- _WHAT YOU ARE ASKED TO DO_: Among the lines below, take the one holding "imgc = ((nslices", the one holding "imgc) FP_CO_ST(k, (nslices", and all lines between them. Set them down exactly.

- _Saved data entries_:

------

diff --git a/ubisoft_laforge_daft_exprt_amd/csrc/dx_ffpair.hip b/ubisoft_laforge_daft_exprt_amd/csrc/dx_ffpair.hip
--- a/ubisoft_laforge_daft_exprt_amd/csrc/dx_ffpair.hip
+++ b/ubisoft_laforge_daft_exprt_amd/csrc/dx_ffpair.hip
@@ -37,6 +37,7 @@
   unsigned long long lnp_seed; unsigned lnp_thresh; float lnp_inv_keep;
   unsigned* hmask;
   unsigned long long* stamps;
+  int nsplit; float* slab; unsigned* tickets;
 };
 
 #ifdef DX_FFPAIR_STAMPS
@@ -82,14 +83,27 @@
   const int tiles_n = (a.N + FP_TOK - 1) / FP_TOK;
   const int nslices = a.F >> 7;
   FP_STAMP(0)
-
-  const dx_h16* const wbase = role == 0 ? a.Wa + (size_t)(2 * wq) * 4 * 512
-                                        : a.Wb + (size_t)(2 * wq) * (a.F >> 5) * 512;
+  constexpr bool SPLIT = NJ == 4;
+  int tile_id = blockIdx.x, split = 0, fs0 = 0, nsl = nslices;
+  if constexpr (SPLIT) {
+    if (a.nsplit > 1) {
+      const int S = a.nsplit, chunk = blockIdx.x / (8 * S), w8 = blockIdx.x - chunk * 8 * S;
+      split = w8 >> 3;
+      tile_id = chunk * 8 + (w8 & 7);
+      if (tile_id >= a.B * tiles_n) return;
+      const int q = nslices / S, rem = nslices - q * S;
+      fs0 = split * q + min(split, rem);
+      nsl = q + (split < rem ? 1 : 0);
+    }
+  }
+
+  const dx_h16* const wbase = role == 0 ? a.Wa + (size_t)(2 * wq) * 4 * 512 + (size_t)fs0 * (8 * 4 * 512)
+                                        : a.Wb + (size_t)(2 * wq) * (a.F >> 5) * 512 + (size_t)fs0 * (4 * 512);
   const unsigned lane16 = lane * 16;
   const int w_tap = role == 0 ? (a.F >> 4) * 4 * 512 : 8 * (a.F >> 5) * 512;
   const int w_i = role == 0 ? 4 * 512 : (a.F >> 5) * 512;
   const int w_slice = role == 0 ? 8 * 4 * 512 : 4 * 512;
-  const int total_steps = nslices * 12;
+  const int total_steps = nsl * 12;
   auto w_ptr = [&](int gs) {
     gs = min(gs, total_steps - 1);
     const int f = fp_opaque(gs / 12), s = gs - f * 12;
@@ -118,7 +132,7 @@
       if (base == 0) { cnt0 = cnt; inc0 = inc; }
       nlive += __shfl(inc, 63, 64);
     }
-    int target = blockIdx.x;
+    int target = tile_id;
     live = target < nlive;
     if (!live) target -= nlive;
     int run = 0;
@@ -147,14 +161,15 @@
       run += __shfl(inc, 63, 64);
     }
   } else {
-    b = blockIdx.x / tiles_n;
-    n0 = (blockIdx.x - b * tiles_n) * FP_TOK;
+    b = (unsigned)tile_id / tiles_n;
+    n0 = ((unsigned)tile_id - b * tiles_n) * FP_TOK;
   }
   FP_STAMP(1)
   b = __builtin_amdgcn_readfirstlane(b);
   n0 = __builtin_amdgcn_readfirstlane(n0);
 
   if (!live) {
+    if (split != 0) return;
     const int rows = min(FP_TOK, a.N - n0);
     const int hu = a.H ? a.F >> 3 : 0;
     for (int u = tid; u < rows * hu; u += 512) {
@@ -264,7 +279,7 @@
 #pragma unroll
       for (int e = 0; e < 8; ++e) h8[e] = (dx_h16)dz[e];
       const f32x4 hv = __builtin_bit_cast(f32x4, h8);
-      if (owned) *reinterpret_cast<f32x4*>(a.lnp_dg + grow * 128 + q * 8) = hv;
+      if (owned && split == 0) *reinterpret_cast<f32x4*>(a.lnp_dg + grow * 128 + q * 8) = hv;
       if (row < FP_HR) *reinterpret_cast<f32x4*>(Xs + (q >> 3) * (FP_HR * 128) + fp_lds_off(row, q & 7)) = hv;
     }
 #pragma unroll
@@ -289,7 +304,7 @@
       float t = 0.f;
 #pragma unroll
       for (int w8 = 0; w8 < 8; ++w8) t += red[(w8 * 4 + quant) * 128 + c];
-      if (t != 0.f) {
+      if (t != 0.f && split == 0) {
         if (quant == 0) atomicAdd(&a.lnp_dw[c], t);
         else if (quant == 1) atomicAdd(&a.lnp_db[c], t);
         else if (a.lnp_dfilm) atomicAdd(&a.lnp_dfilm[(size_t)b * a.lnp_ld_dfilm + (quant == 3 ? 128 : 0) + c], t);
@@ -406,7 +421,7 @@
     const int tile_lin = b * tiles_n + n0 / FP_TOK;
 #define FP_PRODUCE(F_, COFLAG)                                                                                       \
     {                                                                                                                \
-      const int f0 = (F_) << 7;                                                                                      \
+      const int f0 = (fs0 + (F_)) << 7;                                                                              \
                                    \
       const f32x4 bv0 = a.bias_a ? *reinterpret_cast<const f32x4*>(a.bias_a + f0 + 32 * wq + 4 * g) : f32x4{0.f, 0.f, 0.f, 0.f};      \
       const f32x4 bv1 = a.bias_a ? *reinterpret_cast<const f32x4*>(a.bias_a + f0 + 32 * wq + 16 + 4 * g) : f32x4{0.f, 0.f, 0.f, 0.f}; \
@@ -426,7 +441,7 @@
               av[i][j] = *reinterpret_cast<const bf16x4*>(a.aux + ((size_t)b * a.N + n) * a.ld_aux + f0 + 32 * wq + 16 * i + 4 * g2_); \
             }                                                                                                        \
           }                                                                                                          \
-        }, true, COFLAG, ((((F_) - 1) & 1) ? Hs1 : Hs0), ((F_) - 1) * 128)                                           \
+        }, true, COFLAG, ((((F_) - 1) & 1) ? Hs1 : Hs0), (fs0 + (F_) - 1) * 128)                                     \
       unsigned char* const out = ((F_) & 1) ? Hs1 : Hs0;                                                             \
       const int r_ = fp_opaque(r);                                                                                   \
       const int g_ = fp_opaque(g);                                                                                   \
@@ -475,7 +490,7 @@
     FP_PRODUCE(0, false)
     __syncthreads();
     FP_STAMP(3)
-    for (int it = 1; it < nslices; ++it) {
+    for (int it = 1; it < nsl; ++it) {
       if (it == 4) FP_STAMP(12)
       FP_PRODUCE(it, true)
       if (it == 4) FP_STAMP(14)
@@ -483,13 +498,13 @@
       FP_STAMP(3 + it)
     }
     {
-      const unsigned char* const imgc = ((nslices - 1) & 1) ? Hs1 : Hs0;
+      const unsigned char* const imgc = ((nsl - 1) & 1) ? Hs1 : Hs0;
       f32x4 cpv;
 #pragma unroll
-      for (int k = 0; k < NJ / 2; ++k) { FP_CO_RD(k, imgc) FP_CO_ST(k, (nslices - 1) << 7) }
+      for (int k = 0; k < NJ / 2; ++k) { FP_CO_RD(k, imgc) FP_CO_ST(k, (fs0 + nsl - 1) << 7) }
     }
     __syncthreads();
-    FP_STAMP(3 + nslices)
+    FP_STAMP(3 + nsl)
 #undef FP_PRODUCE
   } else {
     f32x4 acc[2][NJ];
@@ -500,24 +515,39 @@
       for (int j = 0; j < NJ; ++j) acc[i][j] = f32x4{0.f, 0.f, 0.f, 0.f};
     __syncthreads();
     FP_STAMP(3)
-    for (int it = 1; it <= nslices; ++it) {
+    for (int it = 1; it <= nsl; ++it) {
       if (it == 4) FP_STAMP(12)
       const int f = it - 1;
       const unsigned char* const img = (f & 1) ? Hs1 : Hs0;
-      FP_COPY_OUT_CONS(img, f << 7)
+      FP_COPY_OUT_CONS(img, (fs0 + f) << 7)
       FP_SLICE_STEPS(img, f * 12, , false, false, img, 0)
       if (it == 4) FP_STAMP(13)
       __syncthreads();
       FP_STAMP(3 + it)
     }
-#pragma unroll
-    for (int i = 0; i < 2; ++i) {
-      const int co = 32 * wq + 16 * i + 4 * g;
-      const f32x4 bv = a.bias_b ? *reinterpret_cast<const f32x4*>(a.bias_b + co) : f32x4{0.f, 0.f, 0.f, 0.f};
-#pragma unroll
-      for (int j = 0; j < NJ; ++j) {
-        const int q = 16 * j + r;
-        *reinterpret_cast<f32x4*>(stage + q * 512 + (((co >> 2) ^ (q & 15)) << 4)) = acc[i][j] + bv;
+    bool to_stage = true;
+    if constexpr (SPLIT) {
+      if (a.nsplit > 1) {
+        f32x4* const sl = reinterpret_cast<f32x4*>(a.slab) + ((size_t)tile_id * a.nsplit + split) * (8 * NJ * 64);
+#pragma unroll
+        for (int i = 0; i < 2; ++i)
+#pragma unroll
+          for (int j = 0; j < NJ; ++j)
+            asm volatile("global_store_dwordx4 %0, %1, off sc1\n\ts_nop 1" :: "v"(sl + ((wq * 2 + i) * NJ + j) * 64 + lane), "v"(acc[i][j]) : "memory");
+        asm volatile("s_waitcnt vmcnt(0)" ::: "memory");
+        to_stage = false;
+      }
+    }
+    if (to_stage) {
+#pragma unroll
+      for (int i = 0; i < 2; ++i) {
+        const int co = 32 * wq + 16 * i + 4 * g;
+        const f32x4 bv = a.bias_b ? *reinterpret_cast<const f32x4*>(a.bias_b + co) : f32x4{0.f, 0.f, 0.f, 0.f};
+#pragma unroll
+        for (int j = 0; j < NJ; ++j) {
+          const int q = 16 * j + r;
+          *reinterpret_cast<f32x4*>(stage + q * 512 + (((co >> 2) ^ (q & 15)) << 4)) = acc[i][j] + bv;
+        }
       }
     }
   }
@@ -529,6 +559,44 @@
 #undef FP_CO_ST
 
   __syncthreads();
+  if constexpr (SPLIT) {
+    if (a.nsplit > 1) {
+      int* const last_flag = reinterpret_cast<int*>(smem + 2 * FP_IMG);
+      if (tid == 0) {
+        const unsigned ticket = __hip_atomic_fetch_add(a.tickets + tile_id, 1u, __ATOMIC_RELAXED, __HIP_MEMORY_SCOPE_AGENT);
+        const int last = ticket == (unsigned)(a.nsplit - 1);
+        if (last) {
+          __builtin_amdgcn_fence(__ATOMIC_ACQUIRE, "agent");
+          asm volatile("s_waitcnt vmcnt(0)" ::: "memory");
+          __hip_atomic_store(a.tickets + tile_id, 0u, __ATOMIC_RELAXED, __HIP_MEMORY_SCOPE_AGENT);
+        }
+        *last_flag = last;
+      }
+      __syncthreads();
+      if (!*last_flag) return;
+      constexpr int FR = 8 * NJ * 64;
+      const f32x4* const sl = reinterpret_cast<const f32x4*>(a.slab) + (size_t)tile_id * a.nsplit * FR;
+      f32x4 v[FR / 512], v1[FR / 512];
+#pragma unroll
+      for (int k = 0; k < FR / 512; ++k) { v[k] = sl[tid + k * 512]; v1[k] = sl[FR + tid + k * 512]; }
+#pragma unroll
+      for (int k = 0; k < FR / 512; ++k) v[k] += v1[k];
+      for (int s = 2; s < a.nsplit; ++s) {
+#pragma unroll
+        for (int k = 0; k < FR / 512; ++k) v1[k] = sl[(size_t)s * FR + tid + k * 512];
+#pragma unroll
+        for (int k = 0; k < FR / 512; ++k) v[k] += v1[k];
+      }
+#pragma unroll
+      for (int k = 0; k < FR / 512; ++k) {
+        const int u = tid + k * 512, ln = u & 63, j = (u >> 6) % NJ, i = ((u >> 6) / NJ) & 1, wq2 = (u >> 6) / NJ >> 1;
+        const int co = 32 * wq2 + 16 * i + 4 * (ln >> 4), q = 16 * j + (ln & 15);
+        const f32x4 bv = a.bias_b ? *reinterpret_cast<const f32x4*>(a.bias_b + co) : f32x4{0.f, 0.f, 0.f, 0.f};
+        *reinterpret_cast<f32x4*>(stage + q * 512 + (((co >> 2) ^ (q & 15)) << 4)) = v[k] + bv;
+      }
+      __syncthreads();
+    }
+  }
   if (a.ln_w) {
     const int s = tid & 31;
     const f32x4 wv = *reinterpret_cast<const f32x4*>(a.ln_w + s * 4), bv = *reinterpret_cast<const f32x4*>(a.ln_b + s * 4);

------

- _RESULT OF THE EXERCISE_:
-      const unsigned char* const imgc = ((nslices - 1) & 1) ? Hs1 : Hs0;
+      const unsigned char* const imgc = ((nsl - 1) & 1) ? Hs1 : Hs0;
       f32x4 cpv;
 #pragma unroll
-      for (int k = 0; k < NJ / 2; ++k) { FP_CO_RD(k, imgc) FP_CO_ST(k, (nslices - 1) << 7) }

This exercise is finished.